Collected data
__global__ __launch_bounds__(1024) void k_local_scan(LocalArgs a) {
    __shared__ uint32_t part[1024];
    const uint32_t s = blockIdx.x;
    uint32_t *cnt = a.cell_count + (size_t)s * (kLocalMaxCells1D * kLocalMaxCells1D + 1u);
    constexpr uint32_t N = kLocalMaxCells1D * kLocalMaxCells1D, PER = N / 1024u;
    uint32_t local[PER];
    uint32_t sum = 0;
    for (uint32_t k = 0; k < PER; k++) {
        local[k] = cnt[threadIdx.x * PER + k];
        sum += local[k];
    }
    part[threadIdx.x] = sum;
    __syncthreads();
    for (uint32_t off = 1; off < 1024; off <<= 1) {
        uint32_t v = threadIdx.x >= off ? part[threadIdx.x - off] : 0;
        __syncthreads();
        part[threadIdx.x] += v;
        __syncthreads();
    }
    uint32_t run = part[threadIdx.x] - sum;
    for (uint32_t k = 0; k < PER; k++) {
        cnt[threadIdx.x * PER + k] = run;
        run += local[k];
    }
    if (threadIdx.x == 1023) cnt[N] = run;
    if (threadIdx.x == 0 && a.grid) {
        float box[3];
        frame_box(a, a.aframes ? a.aframes[s] : a.frame0 + s, box);
        uint32_t nca, ncb, ka, kb;
        int da, db;
        local_grid(a, box, nca, ncb, da, db, ka, kb);
        a.grid[s] = make_uint4(nca, ncb, ka, kb);
        local_finfo_init(a, s);
    }
}

__global__ __launch_bounds__(256) void k_local_scatter(LocalArgs a) {
    __shared__ uint32_t hist[kLocalLdsCells];
    const uint32_t i = blockIdx.x * blockDim.x + threadIdx.x;
    const uint32_t s = blockIdx.y;
    const uint32_t f = a.aframes ? a.aframes[s] : a.frame0 + s;
    float box[3];
    frame_box(a, f, box);
    uint32_t nca, ncb, ka, kb;
    int da, db;
    local_grid(a, box, nca, ncb, da, db, ka, kb);
    const uint32_t ncs = local_row_stride(a, ncb, kb), ncell = nca * ncs;
    const int dn = (int)a.dim;
    const bool lds = ncell <= kLocalLdsCells;
    uint32_t *fill = a.cell_fill + (size_t)s * (kLocalMaxCells1D * kLocalMaxCells1D);
    const bool valid = i < a.n_membrane;
    uint32_t c = 0, rank = 0;
    if (valid) c = a.cell_of[(size_t)s * a.n_membrane + i];
    if (lds) {
        for (uint32_t k = threadIdx.x; k < ncell; k += blockDim.x) hist[k] = 0;
        __syncthreads();
        if (valid) rank = atomicAdd(&hist[c], 1u);
        __syncthreads();
        for (uint32_t k = threadIdx.x; k < ncell; k += blockDim.x)
            if (hist[k]) hist[k] = atomicAdd(&fill[k], hist[k]);
        __syncthreads();
        if (valid) rank += hist[c];
    } else if (valid) {
        rank = atomicAdd(&fill[c], 1u);
    }
    if (!valid) return;
    const uint32_t start = a.cell_count[(size_t)s * (kLocalMaxCells1D * kLocalMaxCells1D + 1u) + c];
    const float *p = a.xyz + ((size_t)f * a.n_atoms + (a.membrane ? a.membrane[i] : i)) * 3u;
    const size_t q = (size_t)s * a.rec_stride + start + rank;
    reinterpret_cast<LocalRec *>(a.trig)[q] = LocalRec{p[da], p[db], p[dn]};
    if (a.halo && c % ncs < 2u * kb) {
        const uint32_t c2 = c + ncb;
        const size_t q2 = (size_t)s * a.rec_stride + a.cell_count[(size_t)s * (kLocalMaxCells1D * kLocalMaxCells1D + 1u) + c2] +
                          atomicAdd(&fill[c2], 1u);
        reinterpret_cast<LocalRec *>(a.trig)[q2] = LocalRec{p[da], p[db], p[dn]};
    }
}

template <uint32_t PIECE>
__device__ __forceinline__ void local_row_prefix(const uint32_t *__restrict__ cstart, const LocalRec *__restrict__ rec,
                                                 LocalRowPre *__restrict__ out, LocalEdge *__restrict__ out_edge, uint32_t ra,
                                                 uint32_t ncs, float inv_Ln,
                                                 float z_mid, float *pc, float *ps, double *pz, float *pq, float &zlo, float &zhi,
                                                 uint32_t &nf) {
    const uint32_t lane = threadIdx.x & 63u;
    constexpr uint32_t CQ = kLocalMaxCells1D / 64u + 1u;
    uint32_t cq[CQ];
#pragma unroll
    for (uint32_t i = 0; i < CQ; i++) cq[i] = lane + 64u * i <= ncs ? cstart[ra * ncs + lane + 64u * i] : 0xffffffffu;
    const uint32_t qa = (uint32_t)__builtin_amdgcn_readfirstlane((int)cq[0]);
    uint32_t qb = 0;
#pragma unroll
    for (uint32_t i = 0; i < CQ; i++)
        if ((ncs >> 6) == i) qb = (uint32_t)__builtin_amdgcn_readlane((int)cq[i], (int)(ncs & 63u));
    float carry_c = 0.0f, carry_s = 0.0f, carry_q = 0.0f;
    double carry_z = 0.0;
    static_assert(PIECE == 256u, "a lane takes four consecutive records of a piece");
    for (uint32_t base = qa; base < qb || base == qa; base += PIECE) {
        const uint32_t n_here = min(PIECE, qb - base);
        LocalRec r[4];
#pragma unroll
        for (uint32_t k = 0; k < 4u; k++) {
            const uint32_t q = base + 4u * lane + k;
            r[k] = rec[q < qb ? q : (qb ? qb - 1u : 0u)];
        }
        float vc[4], vs[4], vq[4];
        double vz[4];
#pragma unroll
        for (uint32_t k = 0; k < 4u; k++) {
            const bool valid = base + 4u * lane + k < qb;
            float sn_t, cs_t;
            local_trig(r[k].z, inv_Ln, &sn_t, &cs_t);
            vc[k] = valid ? cs_t : 0.0f;
            vs[k] = valid ? sn_t : 0.0f;
            vz[k] = valid ? (double)r[k].z : 0.0;
            const float dq = r[k].z - z_mid;
            vq[k] = valid ? dq * dq : 0.0f;
            if (valid) {
                zlo = fminf(zlo, r[k].z);
                zhi = fmaxf(zhi, r[k].z);
                nf |= ((r[k].x - r[k].x) + (r[k].y - r[k].y)) + (r[k].z - r[k].z) == 0.0f ? 0u : 1u;
            }
        }
        const float c1 = vc[0], c2 = c1 + vc[1], c3 = c2 + vc[2], tc = c3 + vc[3];
        const float s1 = vs[0], s2 = s1 + vs[1], s3 = s2 + vs[2], ts = s3 + vs[3];
        const float q1 = vq[0], q2 = q1 + vq[1], q3 = q2 + vq[2], tq = q3 + vq[3];
        const double z1 = vz[0], z2 = z1 + vz[1], z3 = z2 + vz[2], tz = z3 + vz[3];
        float ic = tc, is = ts, iq = tq;
        double iz = tz;
        row_sums(ic, is, iz, iq);
        float bc = 0.0f, bs = 0.0f, bq = 0.0f;
        double bz = 0.0;
#pragma unroll
        for (int r4 = 0; r4 < 3; r4++) {
            const float rc = lane_value(ic, 16 * r4 + 15), rs = lane_value(is, 16 * r4 + 15), rq = lane_value(iq, 16 * r4 + 15);
            const double rz = lane_value(iz, 16 * r4 + 15);
            if ((int)(lane >> 4) > r4) { bc += rc; bs += rs; bz += rz; bq += rq; }
        }
        ic += bc; is += bs; iz += bz; iq += bq;
        const float ec = carry_c + (ic - tc), es = carry_s + (is - ts), eq = carry_q + (iq - tq);
        const double ez = carry_z + (iz - tz);
        *reinterpret_cast<float4 *>(pc + 4u * lane) = make_float4(ec, ec + c1, ec + c2, ec + c3);
        *reinterpret_cast<float4 *>(ps + 4u * lane) = make_float4(es, es + s1, es + s2, es + s3);
        *reinterpret_cast<float4 *>(pq + 4u * lane) = make_float4(eq, eq + q1, eq + q2, eq + q3);
        *reinterpret_cast<double2 *>(pz + 4u * lane) = make_double2(ez, ez + z1);
        *reinterpret_cast<double2 *>(pz + 4u * lane + 2u) = make_double2(ez + z2, ez + z3);
        carry_c += lane_value(ic, 63);
        carry_s += lane_value(is, 63);
        carry_z += lane_value(iz, 63);
        carry_q += lane_value(iq, 63);
        if (lane == 0u) { pc[n_here] = carry_c; ps[n_here] = carry_s; pz[n_here] = carry_z; pq[n_here] = carry_q; }
        __builtin_amdgcn_fence(__ATOMIC_RELEASE, "wavefront");
        __builtin_amdgcn_wave_barrier();
        __builtin_amdgcn_fence(__ATOMIC_ACQUIRE, "wavefront");
        const bool last = base + n_here >= qb;
#pragma unroll
        for (uint32_t i = 0; i < CQ; i++) {
            const uint32_t j = lane + 64u * i, q0 = cq[i];
            if (j <= ncs && q0 >= base && (q0 < base + n_here || (last && q0 == qb))) {
                LocalRowPre o;
                o.sc = pc[q0 - base]; o.ss = ps[q0 - base]; o.sz = pz[q0 - base];
                out[j] = o;
                LocalEdge e;
                e.q = q0;
                e.zm = (float)(o.sz - (double)(q0 - qa) * (double)z_mid);
                e.sq = pq[q0 - base];
                e.cs = local_edge_trig(o.sc, o.ss);
                out_edge[j] = e;
            }
        }
        __builtin_amdgcn_fence(__ATOMIC_RELEASE, "wavefront");
        __builtin_amdgcn_wave_barrier();
        if (qb == qa) break;
    }
}
__device__ __forceinline__ void local_finfo_merge(const LocalArgs &a, uint32_t s, float zlo, float zhi, uint32_t nf) {
    wave_minmax_or_bfly(zlo, zhi, nf);
    if ((threadIdx.x & 63u) == 0u) {
        uint32_t *fi = reinterpret_cast<uint32_t *>(a.finfo + s);
        if (zlo <= zhi) {
            atomicMin(fi, local_float_key(zlo));
            atomicMax(fi + 1, local_float_key(zhi));
        }
        if (nf) atomicOr(fi + 2, 1u);
    }
}
constexpr uint32_t kRowPrefixPiece = 256;
__global__ __launch_bounds__(256) void k_local_rowprefix(LocalArgs a) {
    __shared__ alignas(16) float l_c[4][kRowPrefixPiece + 4], l_s[4][kRowPrefixPiece + 4], l_q[4][kRowPrefixPiece + 4];
    __shared__ alignas(16) double l_z[4][kRowPrefixPiece + 2];
    const uint32_t s = blockIdx.y, wave = threadIdx.x >> 6, ra = blockIdx.x * 4u + wave;
    const uint4 g = a.grid[s];
    const uint32_t nca = g.x, ncs = local_row_stride(a, g.y, g.w);
// ... 515 lines not shown
        const float B = __builtin_fmaxf((r_q - 2.0f * hm * r_z) + fr * hm * hm, 0.0f) * 1.02f + 1e-3f * fr;
        const float mid = T - 0.5f * A, rad = 0.5005f * __builtin_amdgcn_sqrtf(fr * B);
        const float slack = 0.1f + fn * (1e-3f + 1e-6f * fn * Ln);
        const float r_c = __builtin_amdgcn_sqrtf(c_c * c_c + c_s * c_s);
        const float est_c = (local_atan2_fast(-c_s, -c_c) + 3.1415927f) * (Ln * 0.15915494f);
        const float shift_c = gm_min_image(hn_pos - est_c, Ln, bad);
        const float xr = (fr + 1.0f) * __builtin_amdgcn_rcpf(r_c);
        const float emargin = 1e-4f * Ln + (xr + 0.5708f * xr * xr * xr) * (0.15916f * Ln);
        const bool same_image = fr + 1.0f < r_c && ulo_g + shift_c > -halfn + emargin && uhi_g + shift_c < halfn - emargin;
        const bool head_near = __builtin_fabsf(mid) + rad < (halfn - 1e-3f * Ln) * fi;
        const uint64_t wide = __ballot(!span_ok);
        const bool spans_ok = ((wide >> (16u * row)) & 0xffffull) == 0ull;
        const bool decided = !fail && !redo && spans_ok && c_n > r_n && same_image && head_near && (int)s != a.write_dist_frame &&
                             __builtin_fabsf(mid) > rad + slack;
        const uint64_t dm = __ballot(sub != 15u || decided || !head_ok);
        if (dm == ~0ull) {
            if (sub == 15u && head_ok)
                a.aflags[(size_t)(a.row0 + s) * a.n_mol_total + m] = (uint8_t)((mid > 0.0f ? 1 : 0) ^ (a.flip ? 1 : 0));
            if (bad) raise_box_range(a.err, f);
            return;
        }
    }
    if (try_prune && !fail && sub < n_rows && j_lo != j_hi) {
        const LocalRowPre p_lo = pre[row_e0 + j_lo], p_hi = pre[row_e0 + j_hi];
        sc += p_hi.sc - p_lo.sc;
        ss += p_hi.ss - p_lo.ss;
        inner_z = p_hi.sz - p_lo.sz;
    }
    {
        const uint32_t n_a = run_q1[0] - run_q0[0], n_b = run_q1[1] - run_q0[1];
        const uint32_t p_a = (n_a + 7u) >> 3, p_b = (n_b + 7u) >> 3, mine = p_a + p_b;
        const uint32_t incl = row_sum(mine);
        const uint32_t t0 = lane_value(incl, 15), t1 = lane_value(incl, 31), t2 = lane_value(incl, 47), t3 = lane_value(incl, 63);
        n_ring = row == 0u ? t0 : (row == 1u ? t1 : (row == 2u ? t2 : t3));
        constexpr uint32_t kRec = (uint32_t)sizeof(LocalRec);
        const uint32_t pos = incl - mine;
        const uint32_t a_from = run_q0[0] * kRec, a_to = run_q1[0] * kRec, b_from = run_q0[1] * kRec, b_to = run_q1[1] * kRec;
        for (uint32_t k = 0; k < mine; k++) {
            const bool second = k >= p_a;
            const uint32_t from = (second ? b_from - p_a * (8u * kRec) : a_from) + k * (8u * kRec), to = second ? b_to : a_to;
            if (pos + k < kRowRing) ring[pos + k] = make_uint2(from, min(to, from + 8u * kRec));
        }
    }
    redo |= n_ring > kRowRing;
    uint32_t n_max = max(max((uint32_t)__builtin_amdgcn_readlane((int)n_ring, 0), (uint32_t)__builtin_amdgcn_readlane((int)n_ring, 16)),
                         max((uint32_t)__builtin_amdgcn_readlane((int)n_ring, 32), (uint32_t)__builtin_amdgcn_readlane((int)n_ring, 48)));
    n_max = min(n_max, kRowRing);
    const uint32_t n_mine = min(n_ring, kRowRing), half = sub >> 3, lane_off = (sub & 7u) * (uint32_t)sizeof(LocalRec);
    const uint32_t n_end = (n_max + 2u * kRowFlight - 1u) / (2u * kRowFlight) * (2u * kRowFlight);
    for (uint32_t e = n_mine + sub; e < n_end; e += 16u) ring[e] = make_uint2(0u, 0u);
    __builtin_amdgcn_wave_barrier();
    const __amdgpu_buffer_rsrc_t rec_rsrc = __builtin_amdgcn_make_buffer_rsrc(const_cast<LocalRec *>(rec), 0, a.rec_stride * (uint32_t)sizeof(LocalRec), 0x00020000);
    typedef uint32_t u3 __attribute__((ext_vector_type(3)));
    typedef float f3 __attribute__((ext_vector_type(3)));
    float t_min = 0.0f;
    for (uint32_t t = 0; !fail && t < n_max; t += 2u * kRowFlight) {
        f3 r[kRowFlight];
        uint2 run[kRowFlight];
        bool v[kRowFlight];
#pragma unroll
        for (uint32_t u = 0; u < kRowFlight; u++) run[u] = ring[t + 2u * u + half];
#pragma unroll
        for (uint32_t u = 0; u < kRowFlight; u++) {
            const uint32_t q = run[u].x + lane_off;
            v[u] = q < run[u].y;
            r[u] = __builtin_bit_cast(f3, (u3)__builtin_amdgcn_raw_buffer_load_b96(rec_rsrc, (int)q, 0, 0));
        }
#pragma unroll
        for (uint32_t u = 0; u < kRowFlight; u++) {
            const float ea = __builtin_fabsf(r[u].x - ha_pos), eb = __builtin_fabsf(r[u].y - hb_pos);
            const float ta = La - ea, tb = Lb - eb;
            const float ma = __builtin_fminf(ea, ta), mb = __builtin_fminf(eb, tb);
            const bool in = v[u] & (ma * ma + mb * mb < thr);
            t_min = __builtin_fminf(t_min, __builtin_fminf(ta, tb));
            cnt += in ? 1u : 0u;
            su += in ? r[u].z : 0.0f;
        }
    }
    redo |= t_min < 0.0f;
    double tu = (double)su + inner_z;
    tu = row_sum(tu);
    row_sums(sc, ss, cnt, n_inner);
    const uint64_t redo_mask = __ballot(redo);
    const bool row_redo = ((redo_mask >> (16u * row)) & 0xffffull) != 0ull;
    bool general = fail || row_redo;
    if (sub == 15u && head_ok && !general) {
        if (cnt == 0u) {
            raise_error(a.err, GORDER_ERR_INVALID_LOCAL_MEMBRANE_CENTER, f, kStageTypes, a.mol_slot0 ? a.mol_slot0[m] : 0u, 0, m);
        } else {
            const float r_inner = __builtin_amdgcn_sqrtf(sc * sc + ss * ss), e_ring = (float)(cnt - n_inner) + 1.0f;
            const float est = (local_atan2_fast(-ss, -sc) + 3.1415927f) * (Ln * 0.15915494f);
            const float shift = gm_min_image(hn_pos - est, Ln, bad);
            const float margin = 1e-4f * Ln + e_ring * __builtin_amdgcn_rcpf(r_inner) * (0.2501f * Ln);
            if (e_ring < r_inner && ulo_g + shift > -halfn + margin && uhi_g + shift < halfn - margin) {
                const double dc = (double)cnt;
                double rc = __builtin_amdgcn_rcp(dc);
                rc = __builtin_fma(__builtin_fma(-dc, rc, 1.0), rc, rc);
                rc = __builtin_fma(__builtin_fma(-dc, rc, 1.0), rc, rc);
                const float center = gm_wrap((float)(tu * rc), Ln, bad);
                if (center != center) {
                    raise_error(a.err, GORDER_ERR_INVALID_LOCAL_MEMBRANE_CENTER, f, kStageTypes, a.mol_slot0 ? a.mol_slot0[m] : 0u, 0, m);
                } else {
                    const float d = gm_min_image(hn_pos - center, Ln, bad);
                    a.aflags[(size_t)(a.row0 + s) * a.n_mol_total + m] = (uint8_t)((d >= 0.0f ? 0 : 1) ^ (a.flip ? 1 : 0));
                    if ((int)s == a.write_dist_frame && a.adist) a.adist[m] = d;
                }
            } else {
                general = true;
            }
        }
    }
    if (bad) raise_box_range(a.err, f);
    if (general && head_ok && sub == 15u) {
        const uint32_t at = atomicAdd(&a.todo[0].x, 1u);
        a.todo[1u + at] = make_uint2(s, m);
    }
}
constexpr uint32_t kRowsSlots = 1;
__global__ __launch_bounds__(256) void k_local_flags_rows(LocalArgs a) {
    __shared__ LocalRingLists l_ring[16];
    const uint32_t n_groups = a.rows_groups, linear = blockIdx.x;
    const uint32_t xcd = linear & 7u, k = linear >> 3;
    const uint32_t s = (k / n_groups) * 8u + xcd, bx = k - (k / n_groups) * n_groups;
    if (s < a.n_slab) local_rows_group(a, s, bx, l_ring);
}
__global__ __launch_bounds__(256) void k_local_flags_rows_open(LocalArgs a) {
    __shared__ LocalRingLists l_ring[16];
    const uint32_t n_groups = a.rows_groups, linear = blockIdx.x;
    const uint32_t xcd = linear & 7u, k = linear >> 3;
    if (a.need[a.n_slab] == 0u) return;
    const uint32_t slot = k / n_groups, bx = k - slot * n_groups, lane = threadIdx.x & 63u;
    uint32_t seen = 0;
    for (uint32_t base = xcd; base < a.n_slab; base += 8u * 64u) {
        const uint32_t sl = base + 8u * lane;
        uint64_t open = __ballot(sl < a.n_slab && a.need[sl] != 0u);
        while (open != 0ull) {
            const uint32_t bit = (uint32_t)__builtin_ctzll(open);
            open &= open - 1ull;
            if (seen++ % kRowsSlots == slot) local_rows_group(a, (uint32_t)__builtin_amdgcn_readfirstlane((int)(base + 8u * bit)), bx, l_ring);
        }
    }
}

▶ [Exercise requirements] Lines containing the word "emargin" are to be pulled from the records and copied.

▶ [Problem solution]
        const float emargin = 1e-4f * Ln + (xr + 0.5708f * xr * xr * xr) * (0.15916f * Ln);
        const bool same_image = fr + 1.0f < r_c && ulo_g + shift_c > -halfn + emargin && uhi_g + shift_c < halfn - emargin;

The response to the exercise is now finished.